I'm getting decent throughput (~185 Mbps) using fq_codel/simple.qos with this snapshot, and with irqbalance enabled the load spreads across all four threads fairly well. CAKE still tops out ~100 Mbps (and tends to max out a single CPU thread).
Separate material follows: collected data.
diff --git a/gaussianprediction_amd/csrc/gp_capi_deform.hip b/gaussianprediction_amd/csrc/gp_capi_deform.hip
--- a/gaussianprediction_amd/csrc/gp_capi_deform.hip
+++ b/gaussianprediction_amd/csrc/gp_capi_deform.hip
@@ -264,6 +264,10 @@
     return 0;
 }
 
+bool gp_blend_backward_applies_adam(const gp_blend_args* a) {
+    return a && a->nearest_num == 6 && (((uintptr_t)a->raw_w | (uintptr_t)a->knn_idx) & 15) == 0;
+}
+
 int gp_blend_backward_impl(const gp_blend_args* a, const float* dL_dxyz_t, const float* dL_dq_t, float* dL_ddelta, float* dL_draw_w,
                            float* dL_dxyz, float* dL_drot, gp_alloc_fn alloc, void* alloc_ctx, gp_stream_t stream_, GpBlendRider* rider) {
     BlendDev b;
@@ -272,7 +276,8 @@
     if (!dL_dxyz_t || !dL_dq_t || !dL_ddelta || !dL_dxyz || !dL_drot) GP_FAIL("null argument");
     const bool al = (((uintptr_t)b.raw_w | (uintptr_t)b.knn | (uintptr_t)dL_draw_w) & 15) == 0;
     const bool i16 = b.knn16 != nullptr;
-    const bool ride = rider && (rider->fin_armed || rider->adam.armed) && al && (b.nn == 6 || b.nn == 8);
+    const bool ride = rider && (rider->fin_armed || rider->adam.armed || rider->own_armed) && al && (b.nn == 6 || b.nn == 8);
+    const bool own = ride && rider->own_armed && b.nn == 6;
     const unsigned adam_chunks = ride && rider->adam.armed ? rider->adam.chunks : 0u;
     unsigned blocks = gp_blocks((size_t)b.N, 256);
     const unsigned cap = adam_chunks > 0 ? 768u : 1024u;
@@ -286,7 +291,7 @@
         partial = (float*)alloc(alloc_ctx, GP_BUF_TEMP, gp_align_up((size_t)blocks * KA * sizeof(float), 256));
         if (!partial) GP_FAIL("allocator returned NULL for TEMP");
     }
-    { GpProfScope _p("blend_bwd", (hipStream_t)stream_);
+    { GpProfScope _p(own ? "adam" : "blend_bwd", (hipStream_t)stream_);
     if (ride) {
         BlendRideDev r;
         memset(&r, 0, sizeof(r));
@@ -295,7 +300,9 @@
             r.skip_flag = rider->adam.skip_flag; r.adam_chunks = adam_chunks;
         }
         if (rider->fin_armed) { r.fin = rider->fin; r.fin_blocks = 1; }
+        if (own) r.own = rider->own;
         rider->adam.armed = rider->fin_armed = false;
+        if (own) rider->own_armed = false;
         hipLaunchKernelGGL(b.nn == 6 ? (i16 ? gp_blend_bwd6_i16_ride_kernel : gp_blend_bwd6_ride_kernel)
                                      : (i16 ? gp_blend_bwd8_i16_ride_kernel : gp_blend_bwd8_ride_kernel),
                            dim3(r.fin_blocks + r.adam_chunks + blocks), dim3(256), lds, (hipStream_t)stream_, r, b, dL_dxyz_t, dL_dq_t, dL_ddelta,
diff --git a/gaussianprediction_amd/csrc/gp_train_step.hip b/gaussianprediction_amd/csrc/gp_train_step.hip
--- a/gaussianprediction_amd/csrc/gp_train_step.hip
+++ b/gaussianprediction_amd/csrc/gp_train_step.hip
@@ -25,6 +25,39 @@
     return gp_adam_step_multi_steps(n, P, G, M, V, NUM, LR, ST, u->beta1, u->beta2, u->eps, 1, keep, u->skip_flag, stream);
 }
 
+
+static int step_own_adam(const gp_step_plan* p, const gp_step_update* u, bool raw_act, BlendOwnAdamDev* own, uint32_t* taken) {
+    memset(own, 0, sizeof(*own));
+    *taken = 0;
+    const int64_t N = p->num_gaussians;
+    const float* const P[4] = {p->xyz, p->rotation, p->scaling, p->opacity};
+    float* const G[4] = {p->g_xyz, p->g_rotation, p->g_scaling, p->g_opacity};
+    const int64_t NUM[4] = {3 * N, 4 * N, 3 * N, N};
+    int slot_of[32];
+    uint32_t sel = 0;
+    for (int k = 0; k < u->adam_count && k < 32; ++k)
+        for (int s = 0; s < 4; ++s) {
+            if (s >= BLEND_OWN_SCALING && !raw_act) continue;
+            if (u->adam_params[k] == P[s] && u->adam_grads[k] == G[s] && u->adam_numels[k] == NUM[s] && !own->s[s].present) {
+                own->s[s].present = 1; slot_of[k] = s; sel |= 1u << k;
+            }
+        }
+    if (!sel) return 0;
+    GpAdamRider r;
+    if (step_adam(u, sel, nullptr, &r)) return 1;
+    int j = 0;
+    for (int k = 0; k < u->adam_count && k < 32; ++k) {
+        if (!((sel >> k) & 1u)) continue;
+        BlendOwnAdamSlot& t = own->s[slot_of[k]];
+        t.p = r.t.p[j]; t.g = r.t.g[j]; t.m = r.t.m[j]; t.v = r.t.v[j];
+        t.step_size = r.t.step_size[j]; t.bc2_sqrt = r.t.bc2_sqrt[j];
+        t.zero_g = r.zero_grad && !((r.t.keep_grad_mask >> j) & 1u);
+        ++j;
+    }
+    own->b1 = r.b1; own->b2 = r.b2; own->eps = r.eps; own->skip_flag = r.skip_flag; own->on = 1;
+    *taken = sel;
+    return 0;
+}
 static int train_step_run(const gp_step_plan* p, const gp_step_view* v, const gp_step_update* u, gp_alloc_fn alloc, void* alloc_ctx,
                           gp_stream_t stream, bool& temp_open);
 extern "C" int gp_train_step_run(const gp_step_plan* p, const gp_step_view* v, const gp_step_update* u, gp_alloc_fn alloc,
@@ -94,7 +127,7 @@
     GpLossPrologue pro;
     pro.armed = false;
     GpBlendRider blend_riders;
-    blend_riders.fin_armed = blend_riders.adam.armed = false;
+    blend_riders.fin_armed = blend_riders.adam.armed = blend_riders.own_armed = false;
     if (gp_debug_get(11) == 0) {
         if (!(riders_off & 1)) {
             if (gp_raster_backward_prepare(&st, &in, &saved, alloc, alloc_ctx, &pro)) return 1;
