__global__ void __launch_bounds__(PO_BLOCK, PO_MINW) pose_opt_kernel(const PoseArgs a) {
  __shared__ PoseLds s;
  SVO_DYNAMIC_LDS(double, po_dyn);
  const int ns8 = (a.n_stride + 7) & ~7;
  PoseDyn d;
  d.vals = po_dyn;
  d.err = reinterpret_cast<float*>(po_dyn + ns8);
  d.hp = reinterpret_cast<uint8_t*>(d.err + ns8);
  const int b = blockIdx.x;
  const int tid = threadIdx.x;
  if (a.only_flagged && a.ran[b] != 2) return;
  int n = a.n[b];
  n = n < 0 ? 0 : (n > a.n_stride ? a.n_stride : n);
  const size_t base = (size_t)b * a.n_stride;
  const double focal = fabs(a.cam.fx);

  if (tid == 0) {
    se3_from_Rt(a.T + 12 * b, s.T);
    s.T_old = s.T;
    s.n_err = 0;
    s.flag = 0;
    s.chi2 = 0.0;
  }
  for (int i = tid; i < n; i += PO_BLOCK) d.hp[i] = a.has_point[base + i];
  __syncthreads();
  {
    const Se3 T = s.T;
    int cnt = 0;
    for (int i = tid; i < n; i += PO_BLOCK) {
      d.err[i] = INFINITY;
      if (!d.hp[i]) continue;
      const double p[3] = {a.pos[3 * (base + i)], a.pos[3 * (base + i) + 1], a.pos[3 * (base + i) + 2]};
      const double fb[3] = {a.f[3 * (base + i)], a.f[3 * (base + i) + 1], a.f[3 * (base + i) + 2]};
      double pf[3], u0[2], u1[2];
      se3_apply(T, p, pf);
      project2d(fb, u0);
      project2d(pf, u1);
      double e[2] = {u0[0] - u1[0], u0[1] - u1[1]};
      const double k = 1.0 / (double)(1 << a.level[base + i]);
      e[0] *= k;
      e[1] *= k;
      d.err[i] = (float)norm2(e);
      ++cnt;
    }
    if (cnt) atomicAdd(&s.n_err, cnt);
  }
  __syncthreads();
  const int n_err = s.n_err;
  if (n_err == 0) {
    if (tid == 0) a.ran[b] = 0;
    return;
  }
  rank_select<float>(d.err, n, n_err / 2, &s.median_f);
  __syncthreads();
  const double estimated_scale = (double)(1.48f * s.median_f);
  if (tid == 0) s.scale = estimated_scale;

  if (tid < 28) s.acc[tid] = 0.0;
  for (int iter = 0; iter < a.n_iter; ++iter) {
    if (tid == 0 && iter == 5) s.scale = 0.85 / focal;
    if (tid < 28) s.acc[tid] = 0.0;
    __syncthreads();
    const Se3 T = s.T;
    const double scale = s.scale;
// ... 147 lines not shown
#pragma unroll
      for (int i = 0; i < 6; ++i) a.Cov[36 * b + i * 6 + tid] = 1.0 * x[i];
    }
  }
  if (tid == 0) se3_to_Rt(s.T, a.T + 12 * b);
  rank_select<double>(d.vals, n, n_err / 2, &s.median_d);
  __syncthreads();
  const double med_init = s.median_d;
  __syncthreads();
  const double reproj_thresh_scaled = a.reproj_thresh / focal;
  {
    const Se3 T = s.T;
    if (tid == 0) s.n_err = 0;
    __syncthreads();
    int deleted = 0;
    for (int i = tid; i < n; i += PO_BLOCK) {
      d.err[i] = 0.f;
      d.vals[i] = INFINITY;
      if (!d.hp[i]) continue;
      const double p[3] = {a.pos[3 * (base + i)], a.pos[3 * (base + i) + 1], a.pos[3 * (base + i) + 2]};
      const double fb[3] = {a.f[3 * (base + i)], a.f[3 * (base + i) + 1], a.f[3 * (base + i) + 2]};
      double pf[3], u0[2], u1[2];
      se3_apply(T, p, pf);
      project2d(fb, u0);
      project2d(pf, u1);
      double e[2] = {u0[0] - u1[0], u0[1] - u1[1]};
      const double k = 1.0 / (double)(1 << a.level[base + i]);
      e[0] *= k;
      e[1] *= k;
      d.vals[i] = e[0] * e[0] + e[1] * e[1];
      d.err[i] = 1.f;
      if (norm2(e) > reproj_thresh_scaled) {
        d.err[i] = 2.f;
        ++deleted;
      }
    }
    if (deleted) atomicAdd(&s.n_err, deleted);
  }
  __syncthreads();
  rank_select<double>(d.vals, n, n_err / 2, &s.median_d);
  __syncthreads();
  const int n_deleted = s.n_err;
  for (int i = tid; i < n; i += PO_BLOCK)
    if (d.err[i] == 2.f) a.has_point[base + i] = 0;
  if (tid == 0) {
    a.stats[4 * b + 0] = estimated_scale * focal;
    a.stats[4 * b + 1] = a.n_iter > 0 ? sqrt(med_init) * focal : 0.0;
    a.stats[4 * b + 2] = sqrt(s.median_d) * focal;
    a.stats[4 * b + 3] = (double)(n_err - n_deleted);
    a.ran[b] = 1;
  }
}

}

With fq_codel dropping latency nearly as much as CAKE, I think I'll stay here for awhile.
xabolcs
February 13, 2022, 8:45pm
77
No problem yet, almost 2 days uptime.
BusyBox v1.35.0 (2022-02-10 10:55:22 UTC) built-in shell (ash)
_______ ________ __
| |.-----.-----.-----.| | | |.----.| |_
| - || _ | -__| || | | || _|| _|
|_______|| __|_____|__|__||________||__| |____|
|__| W I R E L E S S F R E E D O M
-----------------------------------------------------
OpenWrt SNAPSHOT, r18785-8072bf3322
-----------------------------------------------------
| Machine: D-Link DIR-860L B1 |
| Uptime: 1d, 20:20:31 |
| Load: 0.07 0.13 0.09 |
| Flash: total: 5.4MB, free: 3.9MB, used: 28% |
| Memory: total: 117.4MB, free: 81.1MB, used: 30% |
| WAN: xx.xx.xx.xx, proto: pppoe |
| LAN: 192.168.xx.xx, leases: xx |
-----------------------------------------------------
Will check the latest r18801-56256259a1
SNAPSHOT soon.
1 Like
nikito7
February 13, 2022, 8:55pm
78
I'm testing now with 'Packet Steering' disabled
dsouza
February 13, 2022, 9:14pm
79
Archer C6 v3.2 here (SNAPSHOT r18792-337e942290, kernel 5.10.96, firewall4 2022-02-07.1-a0518b6d-1).
HW flow offload enabled, Packet steering enabled, IPv4 only (no IPv6), DHCP WAN (not PPPoE), no SQM.
HW flow offload working OK (350Mbps download with no significant CPU usage).
Rock solid for 2 days now.
1 Like
daniel
February 13, 2022, 11:35pm
81
hrindr13:
this one?
Yes that will work. Just make sure to connect only GND, RX and TX, do not connect VCC. RTC and CTS are unused.